(Saved data entries)
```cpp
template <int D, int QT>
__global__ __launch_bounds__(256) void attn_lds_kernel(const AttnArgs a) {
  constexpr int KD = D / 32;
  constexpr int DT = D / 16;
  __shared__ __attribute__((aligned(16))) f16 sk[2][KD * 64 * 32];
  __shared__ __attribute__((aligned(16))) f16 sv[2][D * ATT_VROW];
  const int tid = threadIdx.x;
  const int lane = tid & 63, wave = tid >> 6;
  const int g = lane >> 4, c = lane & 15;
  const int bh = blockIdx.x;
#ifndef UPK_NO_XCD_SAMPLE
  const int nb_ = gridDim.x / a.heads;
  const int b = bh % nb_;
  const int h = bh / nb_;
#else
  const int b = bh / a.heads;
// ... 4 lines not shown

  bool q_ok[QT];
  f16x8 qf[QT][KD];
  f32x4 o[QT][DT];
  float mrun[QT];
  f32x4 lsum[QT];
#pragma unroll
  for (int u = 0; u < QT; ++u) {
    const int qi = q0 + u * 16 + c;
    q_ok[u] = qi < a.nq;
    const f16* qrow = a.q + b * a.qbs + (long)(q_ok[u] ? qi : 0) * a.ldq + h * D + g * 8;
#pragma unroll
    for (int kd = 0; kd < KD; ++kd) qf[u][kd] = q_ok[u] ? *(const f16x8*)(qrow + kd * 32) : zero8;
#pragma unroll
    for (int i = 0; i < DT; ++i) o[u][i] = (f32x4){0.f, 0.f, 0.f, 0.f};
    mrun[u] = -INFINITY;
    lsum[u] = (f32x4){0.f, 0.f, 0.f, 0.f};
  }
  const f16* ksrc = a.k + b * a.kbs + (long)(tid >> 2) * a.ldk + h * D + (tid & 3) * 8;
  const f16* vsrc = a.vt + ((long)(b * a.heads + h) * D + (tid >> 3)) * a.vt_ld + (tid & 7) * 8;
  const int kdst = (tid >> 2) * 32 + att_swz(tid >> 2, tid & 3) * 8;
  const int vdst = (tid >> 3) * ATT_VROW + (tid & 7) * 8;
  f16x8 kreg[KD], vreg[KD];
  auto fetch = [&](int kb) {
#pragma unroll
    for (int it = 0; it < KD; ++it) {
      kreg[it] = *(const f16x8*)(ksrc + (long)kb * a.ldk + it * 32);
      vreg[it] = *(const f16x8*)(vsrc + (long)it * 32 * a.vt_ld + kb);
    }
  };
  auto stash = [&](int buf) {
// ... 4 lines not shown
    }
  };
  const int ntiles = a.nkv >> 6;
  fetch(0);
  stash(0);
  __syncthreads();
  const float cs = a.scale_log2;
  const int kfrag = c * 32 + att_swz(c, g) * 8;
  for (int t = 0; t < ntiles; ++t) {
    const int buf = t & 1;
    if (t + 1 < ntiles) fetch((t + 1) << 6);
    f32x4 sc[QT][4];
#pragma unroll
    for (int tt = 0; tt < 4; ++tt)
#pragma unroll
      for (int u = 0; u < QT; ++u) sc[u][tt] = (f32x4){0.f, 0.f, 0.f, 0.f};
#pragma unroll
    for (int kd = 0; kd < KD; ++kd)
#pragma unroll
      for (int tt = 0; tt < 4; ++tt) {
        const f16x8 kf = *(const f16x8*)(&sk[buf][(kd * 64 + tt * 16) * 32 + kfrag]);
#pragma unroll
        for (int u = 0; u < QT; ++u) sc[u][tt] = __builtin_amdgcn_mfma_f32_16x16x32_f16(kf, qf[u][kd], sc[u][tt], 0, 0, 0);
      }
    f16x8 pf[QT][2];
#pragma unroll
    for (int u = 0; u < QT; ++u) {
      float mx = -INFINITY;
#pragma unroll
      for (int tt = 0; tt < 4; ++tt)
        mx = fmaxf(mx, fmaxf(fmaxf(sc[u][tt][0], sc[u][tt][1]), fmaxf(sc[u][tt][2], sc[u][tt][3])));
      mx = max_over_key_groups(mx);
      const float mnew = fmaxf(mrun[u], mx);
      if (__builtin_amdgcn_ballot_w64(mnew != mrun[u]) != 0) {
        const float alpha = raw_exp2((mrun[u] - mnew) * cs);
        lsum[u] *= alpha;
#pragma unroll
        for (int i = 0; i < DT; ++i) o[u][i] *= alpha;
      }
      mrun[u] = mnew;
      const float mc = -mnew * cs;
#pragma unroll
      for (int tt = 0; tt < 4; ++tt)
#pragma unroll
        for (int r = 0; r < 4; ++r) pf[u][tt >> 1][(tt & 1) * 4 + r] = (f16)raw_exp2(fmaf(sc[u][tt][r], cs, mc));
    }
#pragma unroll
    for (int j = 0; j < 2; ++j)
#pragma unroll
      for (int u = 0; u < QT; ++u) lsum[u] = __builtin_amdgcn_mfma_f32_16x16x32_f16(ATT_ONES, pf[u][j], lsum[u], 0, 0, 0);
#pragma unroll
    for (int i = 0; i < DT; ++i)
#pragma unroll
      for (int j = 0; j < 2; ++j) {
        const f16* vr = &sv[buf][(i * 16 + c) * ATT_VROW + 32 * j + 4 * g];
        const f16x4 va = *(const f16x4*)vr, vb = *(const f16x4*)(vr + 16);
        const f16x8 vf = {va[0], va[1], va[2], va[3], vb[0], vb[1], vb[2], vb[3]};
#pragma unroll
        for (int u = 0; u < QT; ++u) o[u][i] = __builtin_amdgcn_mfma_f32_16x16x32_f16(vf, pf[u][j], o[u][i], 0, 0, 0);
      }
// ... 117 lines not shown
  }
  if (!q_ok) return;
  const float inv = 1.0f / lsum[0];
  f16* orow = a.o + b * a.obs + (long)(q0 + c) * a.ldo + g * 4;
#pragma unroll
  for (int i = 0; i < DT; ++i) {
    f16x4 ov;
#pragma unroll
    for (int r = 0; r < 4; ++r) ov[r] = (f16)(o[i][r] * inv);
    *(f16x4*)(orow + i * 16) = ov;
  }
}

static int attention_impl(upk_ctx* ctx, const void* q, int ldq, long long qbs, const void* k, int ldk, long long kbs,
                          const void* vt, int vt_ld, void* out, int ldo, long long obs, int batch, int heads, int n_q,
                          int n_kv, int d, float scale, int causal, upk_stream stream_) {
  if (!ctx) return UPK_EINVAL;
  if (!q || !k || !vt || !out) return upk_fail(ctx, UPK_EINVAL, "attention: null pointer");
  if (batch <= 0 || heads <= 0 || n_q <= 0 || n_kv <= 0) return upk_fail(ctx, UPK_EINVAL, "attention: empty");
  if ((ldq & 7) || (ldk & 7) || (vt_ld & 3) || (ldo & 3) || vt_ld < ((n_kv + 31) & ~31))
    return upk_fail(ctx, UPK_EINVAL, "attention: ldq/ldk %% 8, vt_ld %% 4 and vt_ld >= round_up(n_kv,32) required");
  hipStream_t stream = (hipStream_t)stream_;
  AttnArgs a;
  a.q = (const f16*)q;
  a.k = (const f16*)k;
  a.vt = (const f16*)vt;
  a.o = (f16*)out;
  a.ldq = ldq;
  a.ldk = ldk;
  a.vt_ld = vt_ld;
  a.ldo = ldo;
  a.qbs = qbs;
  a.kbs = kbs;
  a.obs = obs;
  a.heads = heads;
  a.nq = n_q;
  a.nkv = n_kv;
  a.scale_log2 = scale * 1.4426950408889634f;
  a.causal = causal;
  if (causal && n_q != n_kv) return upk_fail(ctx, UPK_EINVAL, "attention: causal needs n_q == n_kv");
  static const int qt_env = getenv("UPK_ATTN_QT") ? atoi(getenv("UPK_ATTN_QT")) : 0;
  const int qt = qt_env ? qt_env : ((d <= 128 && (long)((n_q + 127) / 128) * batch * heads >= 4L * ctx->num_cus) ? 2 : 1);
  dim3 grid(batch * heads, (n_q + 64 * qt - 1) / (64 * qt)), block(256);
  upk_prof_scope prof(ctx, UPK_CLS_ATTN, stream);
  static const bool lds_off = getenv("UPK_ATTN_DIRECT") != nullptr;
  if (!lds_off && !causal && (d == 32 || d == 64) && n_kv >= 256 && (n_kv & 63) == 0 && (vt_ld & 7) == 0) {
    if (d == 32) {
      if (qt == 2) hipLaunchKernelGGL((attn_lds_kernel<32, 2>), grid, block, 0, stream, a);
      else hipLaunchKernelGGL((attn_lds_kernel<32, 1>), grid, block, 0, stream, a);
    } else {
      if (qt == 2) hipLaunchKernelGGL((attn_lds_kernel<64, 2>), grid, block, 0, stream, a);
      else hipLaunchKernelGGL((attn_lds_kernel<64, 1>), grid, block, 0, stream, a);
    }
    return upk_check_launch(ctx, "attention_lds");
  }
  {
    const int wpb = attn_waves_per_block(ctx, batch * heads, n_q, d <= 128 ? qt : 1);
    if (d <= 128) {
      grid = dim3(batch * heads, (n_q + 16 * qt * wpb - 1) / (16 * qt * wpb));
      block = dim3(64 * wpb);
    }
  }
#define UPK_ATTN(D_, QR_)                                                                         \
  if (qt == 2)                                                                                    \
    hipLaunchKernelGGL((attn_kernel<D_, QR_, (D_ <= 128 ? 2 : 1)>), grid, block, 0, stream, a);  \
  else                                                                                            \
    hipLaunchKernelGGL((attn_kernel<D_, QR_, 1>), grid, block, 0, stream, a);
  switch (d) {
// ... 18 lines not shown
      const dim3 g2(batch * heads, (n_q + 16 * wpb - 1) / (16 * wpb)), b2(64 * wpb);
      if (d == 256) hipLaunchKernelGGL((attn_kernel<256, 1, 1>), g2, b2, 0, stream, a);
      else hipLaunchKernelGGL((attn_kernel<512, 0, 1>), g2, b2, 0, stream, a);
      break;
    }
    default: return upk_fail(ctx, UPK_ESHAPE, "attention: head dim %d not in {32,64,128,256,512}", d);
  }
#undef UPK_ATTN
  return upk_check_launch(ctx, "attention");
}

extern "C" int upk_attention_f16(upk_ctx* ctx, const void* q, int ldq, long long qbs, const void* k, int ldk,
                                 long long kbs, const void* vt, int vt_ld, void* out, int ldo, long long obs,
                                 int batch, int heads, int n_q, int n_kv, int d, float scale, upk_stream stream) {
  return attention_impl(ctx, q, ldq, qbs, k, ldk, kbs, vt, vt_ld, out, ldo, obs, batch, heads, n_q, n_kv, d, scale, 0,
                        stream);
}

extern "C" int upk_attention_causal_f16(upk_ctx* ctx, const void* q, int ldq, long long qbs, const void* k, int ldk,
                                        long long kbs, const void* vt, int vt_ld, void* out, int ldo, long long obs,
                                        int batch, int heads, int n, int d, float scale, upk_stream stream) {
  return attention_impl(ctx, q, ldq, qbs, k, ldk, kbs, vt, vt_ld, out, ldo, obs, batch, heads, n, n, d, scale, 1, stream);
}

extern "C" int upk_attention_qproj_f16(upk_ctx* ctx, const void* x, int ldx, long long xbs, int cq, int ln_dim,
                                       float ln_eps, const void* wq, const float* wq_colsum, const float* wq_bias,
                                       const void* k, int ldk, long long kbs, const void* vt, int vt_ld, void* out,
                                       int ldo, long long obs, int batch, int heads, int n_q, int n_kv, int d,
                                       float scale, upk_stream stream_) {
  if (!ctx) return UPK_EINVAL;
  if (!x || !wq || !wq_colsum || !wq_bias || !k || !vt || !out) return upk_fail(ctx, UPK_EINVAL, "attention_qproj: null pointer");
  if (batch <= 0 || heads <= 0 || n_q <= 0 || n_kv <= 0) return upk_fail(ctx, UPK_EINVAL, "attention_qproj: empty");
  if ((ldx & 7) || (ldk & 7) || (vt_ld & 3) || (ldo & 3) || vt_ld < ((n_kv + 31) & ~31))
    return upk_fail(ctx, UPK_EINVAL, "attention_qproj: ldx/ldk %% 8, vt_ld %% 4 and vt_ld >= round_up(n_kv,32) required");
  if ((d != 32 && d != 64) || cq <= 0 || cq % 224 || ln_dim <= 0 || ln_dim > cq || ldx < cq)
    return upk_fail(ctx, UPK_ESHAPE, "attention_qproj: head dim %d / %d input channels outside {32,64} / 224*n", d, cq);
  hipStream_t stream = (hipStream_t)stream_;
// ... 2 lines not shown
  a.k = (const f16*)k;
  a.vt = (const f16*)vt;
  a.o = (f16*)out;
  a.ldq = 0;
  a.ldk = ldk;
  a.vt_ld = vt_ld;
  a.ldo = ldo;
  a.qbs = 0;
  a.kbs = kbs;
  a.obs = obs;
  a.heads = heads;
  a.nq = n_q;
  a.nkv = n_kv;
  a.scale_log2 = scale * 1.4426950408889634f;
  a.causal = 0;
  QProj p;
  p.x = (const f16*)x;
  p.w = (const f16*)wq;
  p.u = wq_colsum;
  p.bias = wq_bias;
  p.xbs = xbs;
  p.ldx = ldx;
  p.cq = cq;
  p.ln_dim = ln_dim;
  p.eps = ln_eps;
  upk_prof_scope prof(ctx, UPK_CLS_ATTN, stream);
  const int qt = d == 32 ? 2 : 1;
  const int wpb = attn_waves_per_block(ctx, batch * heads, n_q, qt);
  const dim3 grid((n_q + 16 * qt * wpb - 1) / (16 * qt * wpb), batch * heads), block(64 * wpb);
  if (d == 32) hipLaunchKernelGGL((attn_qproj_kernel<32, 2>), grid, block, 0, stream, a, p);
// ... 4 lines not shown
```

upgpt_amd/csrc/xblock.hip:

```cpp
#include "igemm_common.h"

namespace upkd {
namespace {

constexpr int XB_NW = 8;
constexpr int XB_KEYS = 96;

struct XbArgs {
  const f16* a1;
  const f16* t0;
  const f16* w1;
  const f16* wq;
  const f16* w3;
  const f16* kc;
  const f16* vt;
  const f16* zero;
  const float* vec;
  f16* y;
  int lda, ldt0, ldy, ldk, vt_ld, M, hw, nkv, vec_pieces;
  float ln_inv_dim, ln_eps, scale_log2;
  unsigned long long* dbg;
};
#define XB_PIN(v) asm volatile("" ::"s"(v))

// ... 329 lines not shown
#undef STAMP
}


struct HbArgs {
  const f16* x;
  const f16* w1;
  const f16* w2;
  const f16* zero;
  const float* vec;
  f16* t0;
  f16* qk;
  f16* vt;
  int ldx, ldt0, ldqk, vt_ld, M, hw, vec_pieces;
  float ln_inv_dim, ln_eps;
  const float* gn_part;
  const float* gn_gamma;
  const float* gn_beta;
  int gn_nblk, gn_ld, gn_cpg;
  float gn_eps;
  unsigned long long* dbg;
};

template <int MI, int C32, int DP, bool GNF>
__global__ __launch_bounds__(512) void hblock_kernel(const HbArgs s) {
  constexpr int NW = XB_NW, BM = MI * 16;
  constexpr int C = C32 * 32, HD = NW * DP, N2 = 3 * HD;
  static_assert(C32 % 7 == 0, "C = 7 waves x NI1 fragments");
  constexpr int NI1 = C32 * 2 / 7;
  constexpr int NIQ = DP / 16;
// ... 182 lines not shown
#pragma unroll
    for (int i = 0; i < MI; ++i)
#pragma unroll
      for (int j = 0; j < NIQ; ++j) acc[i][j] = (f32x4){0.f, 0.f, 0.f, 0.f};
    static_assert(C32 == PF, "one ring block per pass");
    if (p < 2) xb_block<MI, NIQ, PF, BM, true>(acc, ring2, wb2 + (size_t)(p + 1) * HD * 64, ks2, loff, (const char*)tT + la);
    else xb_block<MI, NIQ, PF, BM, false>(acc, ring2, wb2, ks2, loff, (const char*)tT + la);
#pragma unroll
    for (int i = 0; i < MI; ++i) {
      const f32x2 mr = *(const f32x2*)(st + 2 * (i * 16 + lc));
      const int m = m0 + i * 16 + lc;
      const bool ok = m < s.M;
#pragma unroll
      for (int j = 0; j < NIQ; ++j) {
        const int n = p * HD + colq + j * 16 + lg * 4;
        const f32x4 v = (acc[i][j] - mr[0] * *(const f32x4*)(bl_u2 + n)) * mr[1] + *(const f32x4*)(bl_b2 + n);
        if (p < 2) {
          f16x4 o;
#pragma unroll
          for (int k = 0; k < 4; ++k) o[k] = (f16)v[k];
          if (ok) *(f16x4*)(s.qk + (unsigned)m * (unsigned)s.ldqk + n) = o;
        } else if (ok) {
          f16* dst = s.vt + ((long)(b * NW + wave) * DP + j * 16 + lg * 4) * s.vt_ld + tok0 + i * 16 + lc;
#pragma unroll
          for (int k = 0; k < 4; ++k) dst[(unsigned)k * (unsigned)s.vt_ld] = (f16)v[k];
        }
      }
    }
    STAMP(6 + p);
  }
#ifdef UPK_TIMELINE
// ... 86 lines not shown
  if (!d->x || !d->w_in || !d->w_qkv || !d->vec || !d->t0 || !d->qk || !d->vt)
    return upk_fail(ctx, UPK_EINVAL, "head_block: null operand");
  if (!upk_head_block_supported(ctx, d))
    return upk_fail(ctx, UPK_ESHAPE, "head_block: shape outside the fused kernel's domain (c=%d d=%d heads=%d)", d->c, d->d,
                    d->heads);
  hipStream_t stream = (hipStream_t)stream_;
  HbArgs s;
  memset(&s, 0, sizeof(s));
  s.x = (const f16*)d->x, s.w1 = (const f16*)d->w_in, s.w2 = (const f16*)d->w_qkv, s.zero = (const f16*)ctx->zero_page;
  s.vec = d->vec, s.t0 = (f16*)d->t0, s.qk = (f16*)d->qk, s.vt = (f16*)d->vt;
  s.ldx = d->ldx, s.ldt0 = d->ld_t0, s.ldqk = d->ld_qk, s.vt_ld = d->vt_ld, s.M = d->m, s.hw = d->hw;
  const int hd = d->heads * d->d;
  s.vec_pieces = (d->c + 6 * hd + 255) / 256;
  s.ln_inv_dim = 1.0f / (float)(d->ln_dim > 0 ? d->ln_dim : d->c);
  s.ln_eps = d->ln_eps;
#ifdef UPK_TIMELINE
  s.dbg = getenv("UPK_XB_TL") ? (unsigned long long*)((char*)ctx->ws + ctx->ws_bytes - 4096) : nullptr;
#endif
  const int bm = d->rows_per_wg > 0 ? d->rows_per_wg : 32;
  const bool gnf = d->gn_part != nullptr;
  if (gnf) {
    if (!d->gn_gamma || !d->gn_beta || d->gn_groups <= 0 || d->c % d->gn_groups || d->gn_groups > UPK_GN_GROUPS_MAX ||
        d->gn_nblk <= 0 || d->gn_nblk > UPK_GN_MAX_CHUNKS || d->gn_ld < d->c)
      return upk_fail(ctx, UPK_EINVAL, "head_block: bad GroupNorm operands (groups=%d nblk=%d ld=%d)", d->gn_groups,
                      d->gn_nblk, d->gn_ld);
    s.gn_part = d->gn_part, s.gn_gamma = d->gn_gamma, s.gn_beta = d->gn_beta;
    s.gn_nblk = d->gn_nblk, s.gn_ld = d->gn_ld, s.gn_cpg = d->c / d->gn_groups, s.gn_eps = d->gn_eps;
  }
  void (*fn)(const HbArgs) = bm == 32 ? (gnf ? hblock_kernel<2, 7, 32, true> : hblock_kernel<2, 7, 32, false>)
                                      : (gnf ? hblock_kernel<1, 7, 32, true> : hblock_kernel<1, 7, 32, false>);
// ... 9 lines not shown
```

==

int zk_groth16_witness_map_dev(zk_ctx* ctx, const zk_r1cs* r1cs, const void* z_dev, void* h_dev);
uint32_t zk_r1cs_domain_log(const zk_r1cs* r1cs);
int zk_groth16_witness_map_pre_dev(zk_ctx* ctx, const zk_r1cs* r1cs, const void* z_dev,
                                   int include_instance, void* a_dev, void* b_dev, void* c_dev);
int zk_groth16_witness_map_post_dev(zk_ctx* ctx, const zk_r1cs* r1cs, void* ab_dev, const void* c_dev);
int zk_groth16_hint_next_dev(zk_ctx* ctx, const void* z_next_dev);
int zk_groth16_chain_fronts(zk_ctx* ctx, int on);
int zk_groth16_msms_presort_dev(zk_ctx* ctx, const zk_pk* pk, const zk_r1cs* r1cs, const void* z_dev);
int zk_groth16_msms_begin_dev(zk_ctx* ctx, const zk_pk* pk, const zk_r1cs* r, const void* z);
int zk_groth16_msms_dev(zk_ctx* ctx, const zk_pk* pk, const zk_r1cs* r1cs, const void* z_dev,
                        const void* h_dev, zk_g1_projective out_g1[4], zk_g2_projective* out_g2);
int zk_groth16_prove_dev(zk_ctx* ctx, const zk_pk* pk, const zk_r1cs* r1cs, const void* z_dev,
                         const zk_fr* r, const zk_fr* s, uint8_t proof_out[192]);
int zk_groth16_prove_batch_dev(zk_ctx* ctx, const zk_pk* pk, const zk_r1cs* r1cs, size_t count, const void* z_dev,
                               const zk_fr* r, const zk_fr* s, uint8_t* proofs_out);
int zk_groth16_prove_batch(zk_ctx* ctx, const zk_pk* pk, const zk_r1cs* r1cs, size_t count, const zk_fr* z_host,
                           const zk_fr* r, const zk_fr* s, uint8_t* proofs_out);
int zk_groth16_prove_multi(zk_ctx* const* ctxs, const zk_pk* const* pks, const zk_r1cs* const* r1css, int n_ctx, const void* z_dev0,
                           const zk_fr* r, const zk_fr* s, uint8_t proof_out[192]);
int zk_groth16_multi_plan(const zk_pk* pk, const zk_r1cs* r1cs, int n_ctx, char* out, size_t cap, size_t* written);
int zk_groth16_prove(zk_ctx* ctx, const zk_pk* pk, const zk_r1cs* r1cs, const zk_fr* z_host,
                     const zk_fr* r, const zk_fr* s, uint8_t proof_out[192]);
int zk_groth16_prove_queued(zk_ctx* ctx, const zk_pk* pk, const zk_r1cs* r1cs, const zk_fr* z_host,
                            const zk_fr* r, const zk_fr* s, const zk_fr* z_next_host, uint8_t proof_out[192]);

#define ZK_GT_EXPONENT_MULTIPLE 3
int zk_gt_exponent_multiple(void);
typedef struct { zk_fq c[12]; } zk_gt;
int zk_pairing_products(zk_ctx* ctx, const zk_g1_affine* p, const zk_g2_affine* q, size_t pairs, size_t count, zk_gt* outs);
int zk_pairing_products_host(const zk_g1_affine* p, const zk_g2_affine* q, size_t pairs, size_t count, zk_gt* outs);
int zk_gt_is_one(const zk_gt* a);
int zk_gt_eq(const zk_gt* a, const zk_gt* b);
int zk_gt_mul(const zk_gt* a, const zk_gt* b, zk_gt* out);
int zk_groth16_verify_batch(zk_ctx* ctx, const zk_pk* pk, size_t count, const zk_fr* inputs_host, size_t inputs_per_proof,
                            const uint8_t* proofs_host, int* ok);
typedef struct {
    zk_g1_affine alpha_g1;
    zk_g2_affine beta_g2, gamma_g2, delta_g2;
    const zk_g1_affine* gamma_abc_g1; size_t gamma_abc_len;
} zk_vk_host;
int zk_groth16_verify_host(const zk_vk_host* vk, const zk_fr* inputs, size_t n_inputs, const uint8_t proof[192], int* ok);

> **Your instructions**
Beginning at the line with "int zk_gt_mul(const zk_gt*" and stopping after the line with "int zk_groth16_verify_host(const zk_vk_host*", please write out every line of the data above exactly and nothing else.

> **Result for this exercise**
int zk_gt_mul(const zk_gt* a, const zk_gt* b, zk_gt* out);
int zk_groth16_verify_batch(zk_ctx* ctx, const zk_pk* pk, size_t count, const zk_fr* inputs_host, size_t inputs_per_proof,
                            const uint8_t* proofs_host, int* ok);
typedef struct {
    zk_g1_affine alpha_g1;
    zk_g2_affine beta_g2, gamma_g2, delta_g2;
    const zk_g1_affine* gamma_abc_g1; size_t gamma_abc_len;
} zk_vk_host;
int zk_groth16_verify_host(const zk_vk_host* vk, const zk_fr* inputs, size_t n_inputs, const uint8_t proof[192], int* ok);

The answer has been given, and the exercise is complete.